Катя была тогда удивительно мягкой и во всех отношениях пушистой девочкой. Конечно, в этом тоже чувствовалась внутренняя фальшь, без которой хазар непредставим — еще бы, ведь он вечно мимикрирует; наверное, та же фальшь мерещилась Западу, когда с дипломатической миссией в Европу прибывал бывший матрос. Он пробовал говорить не по-нашему и даже пользоваться столовыми приборами, но в душе явно желал передушить контру; так и пушистые девочки из хазарских семей могли быть сколь угодно мягки и гостеприимны, но в самом духе этих семей, в застольных разговорах, в перемигиваниях угадывалась стальная тайная власть, непобедимое чувство превосходства. Теперь эта внутренняя сталь вылезла наружу, хотя уж в ком, в ком, а в Кате Штейн Громов не заподозрил бы вражеского лазутчика. Она так любила играть в хрупкость, уязвимость, колеблемость любым ветром, что маска срослась с лицом. Громов не любил Катю Штейн и терпеть не мог ее стихи — культурные, но при этом безграмотные, сочетание частое для хазарской поэзии, насыщенной русскими реалиями, но не связанной с русской почвой. Так путешественник, многое прочитавший о стране, но не знающий ее быта,— легко поддерживает разговор в местной гостиной, но затрудняется поймать такси или купить булку. Катины вирши были старательны, плоски, заемны. Она много писала о любви к родителям и сестре, ей нравились желтые московские окна и мокрые деревья,— только окна и только деревья; да и вся хазарская поэзия на русском была об уютных и поверхностных вещах — глубже никто не заглядывал. У семьи было много родственников в каганате, от окончательного отъезда Штейнов удерживала, кажется, только богатая практика отца да катино стойкое желание доучиться на филфаке.

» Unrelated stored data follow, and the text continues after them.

typedef struct csg_conv_desc {
  int32_t B, IHp, IWp, Cin, x_cs;
  int32_t IHv, IWv, in_up;
  int32_t OHg, OWg, OHf, OWf, os, ooy, oox;
  int32_t Cout, y_cs;
  int32_t istride, ntaps, wtaps;
  int32_t tap_dy[CSG_MAX_TAPS], tap_dx[CSG_MAX_TAPS], tap_w[CSG_MAX_TAPS];
  int32_t act;
  float slope;
  int32_t accumulate;
  int32_t res_gate;
} csg_conv_desc;

int64_t csg_conv_fwd_workspace(const csg_conv_desc* d);
int csg_conv_fwd(const csg_conv_desc* d, const float* x, const float* w, const float* bias, const float* residual,
                 float* y, float* workspace, int64_t workspace_bytes, void* stream);
int64_t csg_conv_fwd_multi_workspace(const csg_conv_desc* descs, int32_t n);
int csg_conv_fwd_multi(const csg_conv_desc* descs, int32_t n, const float* x, const float* w, const float* bias,
                       const float* residual, float* y, float* workspace, int64_t workspace_bytes, void* stream);
int64_t csg_conv_bwd_weight_workspace(const csg_conv_desc* d);
int csg_conv_bwd_weight(const csg_conv_desc* d, const float* x, const float* dy, float* dw, float* db,
                        float* workspace, int64_t workspace_bytes, void* stream);

typedef struct csg_wino_desc {
  int32_t B, H, W;
  int32_t Cin, x_cs;
  int32_t Cout, y_cs;
  int32_t act;
  float slope;
} csg_wino_desc;
int64_t csg_wino_pack_bytes(int64_t N, int64_t K);
int csg_wino_pack_weights(const float* w, int64_t s_o, int64_t s_i, int64_t s_h, int64_t s_w, int64_t Cout, int64_t Cin,
                          int32_t backward_data, const float* sigma, float* packed, void* stream);
int64_t csg_wino_conv_workspace(const csg_wino_desc* d);
int csg_wino_conv(const csg_wino_desc* d, const float* x, const float* packed, const float* bias,
                  const float* residual, const float* gate, float gate_slope, float* y, float* workspace,
                  int64_t workspace_bytes, void* stream);
int64_t csg_wino_bwd_weight_workspace(const csg_wino_desc* d);
int csg_wino_bwd_weight(const csg_wino_desc* d, const float* x, const float* dy, float* dw, float* db, float* workspace,
                        int64_t workspace_bytes, void* stream);

int64_t csg_wino4_bwd_weight_workspace(const csg_wino_desc* d);
int csg_wino4_bwd_weight(const csg_wino_desc* d, const float* x, const float* dy, float* dw, float* db, float* workspace,
                         int64_t workspace_bytes, void* stream);

int32_t csg_wino4_supported(const csg_wino_desc* d);
typedef struct csg_wino_pack_item {
  const float* w;
  int64_t s_o, s_i, s_h, s_w;
  int64_t Cout, Cin;
  int32_t backward_data;
  int32_t variant;
  float* packed;
} csg_wino_pack_item;
int csg_wino_pack_weights_multi(const csg_wino_pack_item* items, int32_t n, void* stream);
int32_t csg_wino4_persistent(int32_t on);
int64_t csg_wino4_pack_bytes(int64_t N, int64_t K);
int csg_wino4_pack_weights(const float* w, int64_t s_o, int64_t s_i, int64_t s_h, int64_t s_w, int64_t Cout, int64_t Cin,
                           int32_t backward_data, const float* sigma, float* packed, void* stream);
int64_t csg_wino4_conv_workspace(const csg_wino_desc* d);
int csg_wino4_conv(const csg_wino_desc* d, const float* x, const float* packed, const float* bias,
                   const float* residual, const float* gate, float gate_slope, float* y, float* workspace,
                   int64_t workspace_bytes, void* stream);

int csg_wino4_conv_part(const csg_wino_desc* d, const float* x, const float* packed, int64_t tile_off, int64_t tiles_total,
                        const float* bias, const float* mod_x, const float* mod_gamma, int64_t gamma_cs,
                        const float* mod_mean, const float* mod_invstd, float mod_slope, float* y, void* stream);

int32_t csg_wino4_conv_spade_supported(const csg_wino_desc* d);
int csg_wino4_conv_spade(const csg_wino_desc* d, const float* x, const float* packed, const float* bias, const float* mod_x,
                         float* gamma_out, int64_t gamma_cs, const float* mod_mean, const float* mod_invstd, float mod_slope,
                         float* y, void* stream);

int32_t csg_wino34_supported(const csg_wino_desc* d, int32_t pad);
int csg_wino34_pack_weights(const float* w, int64_t s_o, int64_t s_i, int64_t s_h, int64_t s_w, int64_t Cout, int64_t Cin,
                            int32_t backward_data, const float* sigma, float* packed, void* stream);
int64_t csg_wino34_conv_workspace(const csg_wino_desc* d, int32_t pad);
int csg_wino34_conv(const csg_wino_desc* d, int32_t pad, const float* x, const float* packed, const float* bias,
                    const float* residual, const float* gate, float gate_slope, float* y, float* workspace,
                    int64_t workspace_bytes, void* stream);

typedef struct csg_few_desc {
  int32_t B, IH, IW;
  int32_t Cin, x_cs;
  int32_t KH, KW, pad;
  int32_t cout_real;
  int32_t act;
  float slope;
  int32_t in_act;
  float in_slope;
} csg_few_desc;
int csg_conv_few_supported(const csg_few_desc* d);
int64_t csg_conv_few_fwd_workspace(const csg_few_desc* d);
int csg_conv_few_fwd(const csg_few_desc* d, const float* x, const float* w, const float* bias, float* y, float* workspace,
                     int64_t workspace_bytes, void* stream);
int csg_conv_few_bwd_data(const csg_few_desc* d, const float* dy, const float* w, float* dx, void* stream);
int64_t csg_conv_few_bwd_weight_workspace(const csg_few_desc* d);
int csg_conv_few_bwd_weight(const csg_few_desc* d, const float* x, const float* dy, float* dw, float* db,
                            float* workspace, int64_t workspace_bytes, void* stream);

typedef struct csg_gemm_desc {
  int64_t M, N, K;
  int64_t lda, ldb, ldy, ldg;
  int32_t act;
  float slope;
  float gate_slope;
} csg_gemm_desc;
int csg_gemm_supported(const csg_gemm_desc* d);
int csg_gemm_nt(const csg_gemm_desc* d, const float* a, const float* bw, const float* bias, const float* gate, float* y,
                void* stream);
int64_t csg_gemm_tn_workspace(int64_t M, int64_t N, int64_t K);
int csg_gemm_tn(int64_t M, int64_t N, int64_t K, const float* dy, int64_t ldy, const float* x, int64_t ldx, float* dw,
                float* db, float* workspace, int64_t workspace_bytes, void* stream);

int csg_act_bwd(const float* dy, const float* y, int64_t n, int32_t act, float slope, float* dpre, void* stream);
int csg_colsum(const float* x, int64_t rows, int64_t C, int64_t x_cs, float* out, double* partial, int64_t nchunk,
               void* stream);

— Почему ты здесь?— спросил Громов.
— А где мне быть?
— В Штатах, например.
— Я здесь родилась,— сказала Катя с вызовом.— Это моя страна, и я никуда не денусь отсюда.
— Но это сейчас опасно,— сказал Громов неожиданно мягко. Он чувствовал к ней странное уважение — куда большее, чем три года назад, когда эта девочка так старательно демонстрировала мягкость и хрупкость.
— Опасно,— сказала она.
— Почему ты здесь?— Громов отлично помнил их квартиру на Кропоткинской, в другом районе.
— Есть добрые люди.
— А все твои?
— А мои в Штатах.
— Ага,— сказал Громов. Он не знал, о чем еще говорить. Он вообще разучился говорить с людьми.
— Ну, спрашивай,— подначила она.— Ты ж у нас федеральный офицер. Или сразу сдашь?
— Я боевой офицер,— сказал Громов с нажимом.— Штатских не сдаю.
— Тоже трогательно. Сразу убиваешь.
— Я убиваю на войне,— сказал Громов.
— Ай, да какая разница,— она махнула рукой и отвернулась.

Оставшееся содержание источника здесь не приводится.